Pain Management & Work Hardening

Pain management programs

The claim manager determines if a vocational assessment is needed. This can be done before or in conjunction with the screening evaluation or pain management program. This decision is made on a case by case basis based on the worker's claim file. See Chapter 34: Chronic Pain Management, for more information about referring to a pain management program.

Work hardening programs

Providers can identify workers who may benefit from these programs and discuss referral options with the claim manager.

Prior to a worker entering a work hardening program, the provider should:

  • Provide a job analysis for the program goal to the work hardening provider.
  • Explore return-to-work options including the previous job to identify a job goal.
  • Assist with job modifications, if appropriate.
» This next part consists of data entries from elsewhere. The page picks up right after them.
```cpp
struct KernelGeom {
    enum Family : uint8_t { Generic, Systolic, Wide, Strip, BandedStrip };
    Family family = Generic;
    uint8_t lanes_or_waves = 0;
    uint8_t cells = 0;

    constexpr int encode() const
    {
        constexpr int base[] = {0, 0, 10000, 20000, 30000};
        return family == Generic ? 0 : base[family] + lanes_or_waves * 100 + cells;
    }
    static constexpr KernelGeom decode(int key)
    {
        const Family f = key >= 100 && key < 10000 ? Systolic : key >= 10000 && key < 20000 ? Wide
                       : key >= 20000 && key < 30000 ? Strip : key >= 30000 && key < 40000 ? BandedStrip : Generic;
        if (f == Generic) return KernelGeom{};
        return KernelGeom{f, (uint8_t)((key % 10000) / 100), (uint8_t)(key % 100)};
    }
    constexpr uint32_t lanes_per_pair() const
    {
        return family == Systolic ? lanes_or_waves : family == Wide ? 64u * lanes_or_waves : 64u;
    }
    constexpr uint32_t capacity() const { return (family == Wide ? 64u : 1u) * lanes_or_waves * cells; }
    constexpr bool operator==(KernelGeom o) const { return family == o.family && lanes_or_waves == o.lanes_or_waves && cells == o.cells; }
    constexpr bool operator<(KernelGeom o) const { return encode() < o.encode(); }
};

#define APD_SYSTOLIC_GEOMS(X) X(8, 5) X(8, 7) X(8, 9) X(16, 2) X(16, 3) X(16, 5) X(16, 7) X(16, 9) X(32, 5) X(32, 7) X(32, 9) \
                              X(64, 3) X(64, 5) X(64, 7) X(64, 9)
#define APD_WIDE_GEOMS(X) X(2, 5) X(2, 7) X(2, 9) X(4, 5) X(4, 7) X(4, 9) X(8, 5) X(8, 7) X(8, 9)
#define APD_STRIP_GEOMS(X) X(1, 3) X(1, 5) X(1, 7) X(1, 9) X(1, 11) X(1, 13) X(2, 3) X(2, 5) X(2, 7) X(2, 9) X(2, 11) X(2, 13) \
                           X(4, 3) X(4, 5) X(4, 7) X(4, 9) X(4, 11) X(4, 13)
#define APD_BANDED_STRIP_GEOMS(X) X(1, 5) X(1, 9) X(4, 5) X(4, 9)

#define APD_SYSTOLIC_ENTRY_(A, B) KernelGeom{KernelGeom::Systolic, A, B},
#define APD_WIDE_ENTRY_(A, B) KernelGeom{KernelGeom::Wide, A, B},
#define APD_STRIP_ENTRY_(A, B) KernelGeom{KernelGeom::Strip, A, B},
#define APD_BANDED_STRIP_ENTRY_(A, B) KernelGeom{KernelGeom::BandedStrip, A, B},
constexpr KernelGeom kSystolicGeoms[] = {APD_SYSTOLIC_GEOMS(APD_SYSTOLIC_ENTRY_)};
// ... 64 lines not shown

inline uint32_t host_band_from_pct(float pct, uint32_t len)
{
    float p = pct * (float)len;
    if (!(p > 0.0f)) return 0;
    if (p >= 4294967040.0f) return 0xFFFFFFFFu;
    return (uint32_t)p;
}
inline uint32_t host_w(const BandSpec &b, uint32_t n, uint32_t m)
{
    uint32_t mx = n > m ? n : m, gap = n > m ? n - m : m - n;
    uint32_t band = b.use_explicit ? b.explicit_band : host_band_from_pct(b.pct, mx);
    if (band > mx) band = mx;
    return (band > gap ? band : gap) + 2;
}

extern thread_local const apd_context *tl_bound_context;
bool affinity_debug();
hipError_t bind_device(const apd_context *ctx);
bool affinity_ok(const apd_context *ctx, const char *where);

}

#define APD_AFFINITY(ctx, where)                                                                   \
    do { if (apd::affinity_debug() && !apd::affinity_ok((ctx), (where))) return APD_ERR_HIP; } while (0)

#define HIP_TRY(ctx, call)                                                             \
    do {                                                                               \
        if (hipError_t e_ = (call); e_ != hipSuccess) {                                \
            (ctx)->last_error = std::string(#call) + ": " + hipGetErrorString(e_);     \
            return e_ == hipErrorOutOfMemory ? APD_ERR_OOM : APD_ERR_HIP;              \
        }                                                                              \
    } while (0)

struct apd_context {
    int device = 0;
    hipStream_t stream = nullptr;
    bool own_stream = false;
    bool timing = false;
    hipEvent_t ev0 = nullptr, ev1 = nullptr;
    static constexpr int kSideStreams = 4;
    hipStream_t side[kSideStreams] = {nullptr, nullptr, nullptr, nullptr};
    hipEvent_t side_done[kSideStreams] = {nullptr, nullptr, nullptr, nullptr};
    hipEvent_t fork = nullptr;
    std::set<apd_batch *> batches;
    std::set<apd_comm *> comms;
    std::set<apd_encoder *> encoders;
    std::set<apd_cepstrum_plan *> cepstrum_plans;
    std::set<void *> buffers;
    bool timed = false;
    int variant = 0;
    int distance_mode = 1;
    float tau = 1.0f / 64.0f;
    std::string last_error;
    void *ws_tiles = nullptr; size_t ws_tiles_bytes = 0;
    void *ws_slab = nullptr; size_t ws_slab_bytes = 0;
    void *ws_misc = nullptr; size_t ws_misc_bytes = 0;
    void *ws_gather = nullptr; size_t ws_gather_bytes = 0;
    uint32_t *d_status = nullptr;
    uint32_t drop_tiles = 0;
    apd_batch *pair_batch = nullptr;
    uint64_t pair_n = 0, pair_m = 0;
    uint32_t pair_dim = 0;
};

struct apd_batch {
    apd_context *ctx = nullptr;
    uint32_t n_seq = 0, dim = 0, dpad = 0;
    uint32_t src_dim = 0;
    uint64_t total_frames = 0;
    float *d_frames = nullptr;
    uint32_t frames_bytes = 0;
    uint32_t *d_meta = nullptr;
    std::vector<uint32_t> h_meta;
    uint32_t *d_seq_off = nullptr;
    uint32_t *d_src_off = nullptr;
    uint32_t *d_order = nullptr;
    uint32_t *d_flags = nullptr;
    float *d_seq_nmax = nullptr;
    mutable int nonfinite = -1;
    std::vector<uint32_t> order;
    std::vector<uint64_t> offsets;
    uint32_t min_len = 0, max_len = 0;
    struct TilePlan { uint4 *d_tiles = nullptr; std::vector<apd::TileClass> classes; };
    mutable std::map<std::string, TilePlan> tile_cache;
};
```

### audio_pattern_discovery_amd/csrc/dtw_generic.hip

```cpp
#include <algorithm>
#include <cmath>
#include <type_traits>
#include "dtw_common.h"

namespace apd {

__device__ __forceinline__ void generic_pair(const AlignLaunch &L, int c_max, uint32_t wave, float *lds)
{
    const int lane = threadIdx.x;
    const uint32_t tile = wave / kSlotsPerTile, slot = wave % kSlotsPerTile;
    const PairInfo P = decode_pair(L, tile, slot);
    if (!P.valid) return;
    const int n = P.n, m = P.m, w = P.w;
    if (n == 1 || m == 1) {
        if (lane == 0) { const float s = (n == 1 && m == 1) ? 0.0f : APD_INF; store_pair(L, tile, P, s, s); }
        return;
    }
    const float ins = L.band.ins, del = L.band.del, mat = L.band.mat;
    const int two_w = 2 * w;
    int C = (two_w + 1 + 63) / 64;
    C = max(C, 2);
    float *p1 = lds, *p2 = lds + c_max * 64;
    for (int c = 0; c < C; ++c) { p1[c * 64 + lane] = APD_INF; p2[c * 64 + lane] = APD_INF; }
    const int dp4 = (int)L.dpad / 4, dim = (int)L.dim;
// ... 385 lines not shown
        classes.push_back(TileClass{g.first, (uint32_t)flat.size(), (uint32_t)g.second.tiles.size(), g.second.w_max, g.second.n_max});
        flat.insert(flat.end(), g.second.tiles.begin(), g.second.tiles.end());
    }
}

static size_t generic_lds_bytes(uint32_t w_max, int *c_max_out)
{
    int c_max = (int)((2 * (uint64_t)w_max + 1 + 63) / 64);
    if (c_max < 2) c_max = 2;
    if (c_max_out) *c_max_out = c_max;
    return (size_t)c_max * 64 * 2 * sizeof(float);
}

static hipError_t launch_align_chunk(const AlignLaunch &L, KernelGeom g, hipStream_t stream, std::string &err, int *status)
{
    if (L.n_tiles == 0) return hipSuccess;
    if (g.family == KernelGeom::Generic) {
        int c_max = 2;
        const size_t lds_bytes = generic_lds_bytes(L.w_max, &c_max);
        if (lds_bytes > 160 * 1024) { *status = APD_ERR_BAND_TOO_WIDE; err = "band too wide for the generic kernel"; return hipSuccess; }
        if (lds_bytes > 64 * 1024) {
            hipError_t e = hipFuncSetAttribute(reinterpret_cast<const void *>(dtw_fused_generic),
                                               hipFuncAttributeMaxDynamicSharedMemorySize, (int)lds_bytes);
            if (e != hipSuccess) return e;
        }
        const uint64_t waves = (uint64_t)L.n_tiles * kSlotsPerTile;
        hipLaunchKernelGGL(dtw_fused_generic, dim3((uint32_t)waves), dim3(64), lds_bytes, stream, L, c_max);
        return hipGetLastError();
    }
    hipError_t e = hipSuccess;
    bool found = false;
    with_kernel_dim(L.dim, [&](auto d) {
        constexpr int D = decltype(d)::value;
        found = g.family == KernelGeom::Systolic ? launch_systolic<D>(L, g, stream)
              : g.family == KernelGeom::Wide     ? launch_wide<D>(L, g, stream, &e)
                                                 : launch_full<D>(L, g, stream, &e);
    });
    if (!found) {
        *status = APD_ERR_UNSUPPORTED;
        err = "no kernel for geometry " + std::to_string(g.encode()) + " at dimension " + std::to_string(L.dim);
        return hipSuccess;
    }
    return e != hipSuccess ? e : hipGetLastError();
}

hipError_t launch_align(const AlignLaunch &L, KernelGeom g, hipStream_t stream, std::string &err, int *status)
{
    *status = APD_OK;
    const uint32_t kTilesPerLaunch = (1u << 31) / (kSlotsPerTile * std::max(g.lanes_per_pair(), 64u));
    AlignLaunch part = L;
    part.hybrid = L.hybrid && (g.family == KernelGeom::Systolic ? L.dim >= 8 && !L.strict : L.dim >= 10 && L.band.mat == 1.0f);
    for (uint32_t first = 0; first < L.n_tiles; first += kTilesPerLaunch) {
        part.d_tiles = L.d_tiles + first;
        part.n_tiles = std::min(kTilesPerLaunch, L.n_tiles - first);
        const hipError_t e = launch_align_chunk(part, g, stream, err, status);
        if (e != hipSuccess || *status != APD_OK) return e;
    }
    return hipSuccess;
}

bool generic_fallback_fits(uint32_t w_max)
{
    const size_t lds_bytes = generic_lds_bytes(w_max, nullptr);
    if (lds_bytes > 160 * 1024) return false;
    if (lds_bytes > 64 * 1024 &&
        hipFuncSetAttribute(reinterpret_cast<const void *>(dtw_fused_generic_fallback), hipFuncAttributeMaxDynamicSharedMemorySize,
                            (int)lds_bytes) != hipSuccess) {
        (void)hipGetLastError();
        return false;
    }
    return true;
}

hipError_t launch_generic_fallback(const AlignLaunch &L, hipStream_t stream, bool *fits)
{
    *fits = true;
    if (L.n_tiles == 0 || L.d_nonfinite == nullptr) return hipSuccess;
    int c_max = 2;
    const size_t lds_bytes = generic_lds_bytes(L.w_max, &c_max);
    if (lds_bytes > 160 * 1024) { *fits = false; return hipSuccess; }
    if (lds_bytes > 64 * 1024) {
        hipError_t e = hipFuncSetAttribute(reinterpret_cast<const void *>(dtw_fused_generic_fallback),
                                           hipFuncAttributeMaxDynamicSharedMemorySize, (int)lds_bytes);
        if (e != hipSuccess) return e;
    }
    const uint64_t waves = (uint64_t)L.n_tiles * kSlotsPerTile;
    if (waves > 0xFFFFFFFFull) { *fits = false; return hipSuccess; }
    const uint32_t grid = (uint32_t)std::min<uint64_t>(waves, 256u * 32u);
    hipLaunchKernelGGL(dtw_fused_generic_fallback, dim3(grid), dim3(64), lds_bytes, stream, L, c_max, (uint32_t)waves);
    return hipGetLastError();
}

}
```

### audio_pattern_discovery_amd/csrc/dtw_systolic.h

```cpp
#pragma once
#include <type_traits>

#ifndef APD_ABLATE
#define APD_ABLATE 0
#endif

#include "dtw_common.h"

namespace apd {

typedef float apd_f32x4 __attribute__((ext_vector_type(4)));
constexpr uint32_t kNoFrame = 0xFFFFFF00u;

template <int D>
__device__ __forceinline__ void load_frame(float (&dst)[D], __amdgpu_buffer_rsrc_t rsrc, uint32_t byte_off)
{
    constexpr int DP4 = (D + 3) / 4;
#pragma unroll
    for (int q = 0; q < DP4; ++q) {
        const apd_f32x4 t = __builtin_bit_cast(apd_f32x4, __builtin_amdgcn_raw_buffer_load_b128(rsrc, byte_off + 16u * q, 0, 0));
        if (4 * q + 0 < D) dst[4 * q + 0] = t.x;
        if (4 * q + 1 < D) dst[4 * q + 1] = t.y;
        if (4 * q + 2 < D) dst[4 * q + 2] = t.z;
        if (4 * q + 3 < D) dst[4 * q + 3] = t.w;
// ... 20 lines not shown
    }
    if (APD_ABLATE & 1) return acc;
    return __builtin_amdgcn_sqrtf(acc);
}

template <int D, int DN>
__device__ __forceinline__ float frame_sq_strict(const float (&x)[DN], const float (&y)[DN])
{
    float t = x[0] - y[0];
    float acc = t * t;
#pragma unroll
    for (int k = 1; k < D; ++k) {
        t = x[k] - y[k];
        const float sq = t * t;
        acc = acc + sq;
    }
    return acc;
}
template <int D, int DN>
__device__ __forceinline__ float frame_dist_strict(const float (&x)[DN], const float (&y)[DN])
{
    return __builtin_sqrtf(frame_sq_strict<D, DN>(x, y));
}
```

During a program the provider should:

  • Maintain contact with all parties.
  • Attend worker conferences.
  • Review work hardening reports.

Providers should bill work hardening services as part of the referral.

For more information:

Additional information

Physical and mental limitations

Providers must consider the pre-injury capacities along with any physical or mental limitations from the industrial injury.

Preponderance of medical information

The preponderance of medical information should show, as a whole, that the medical evidence supporting the vocational decision is more convincing than the opposing evidence.

Temporarily unable to participate in vocational services

Occasionally, a worker (due to a related or an unrelated temporary medical condition) is medically unable to participate in vocational services.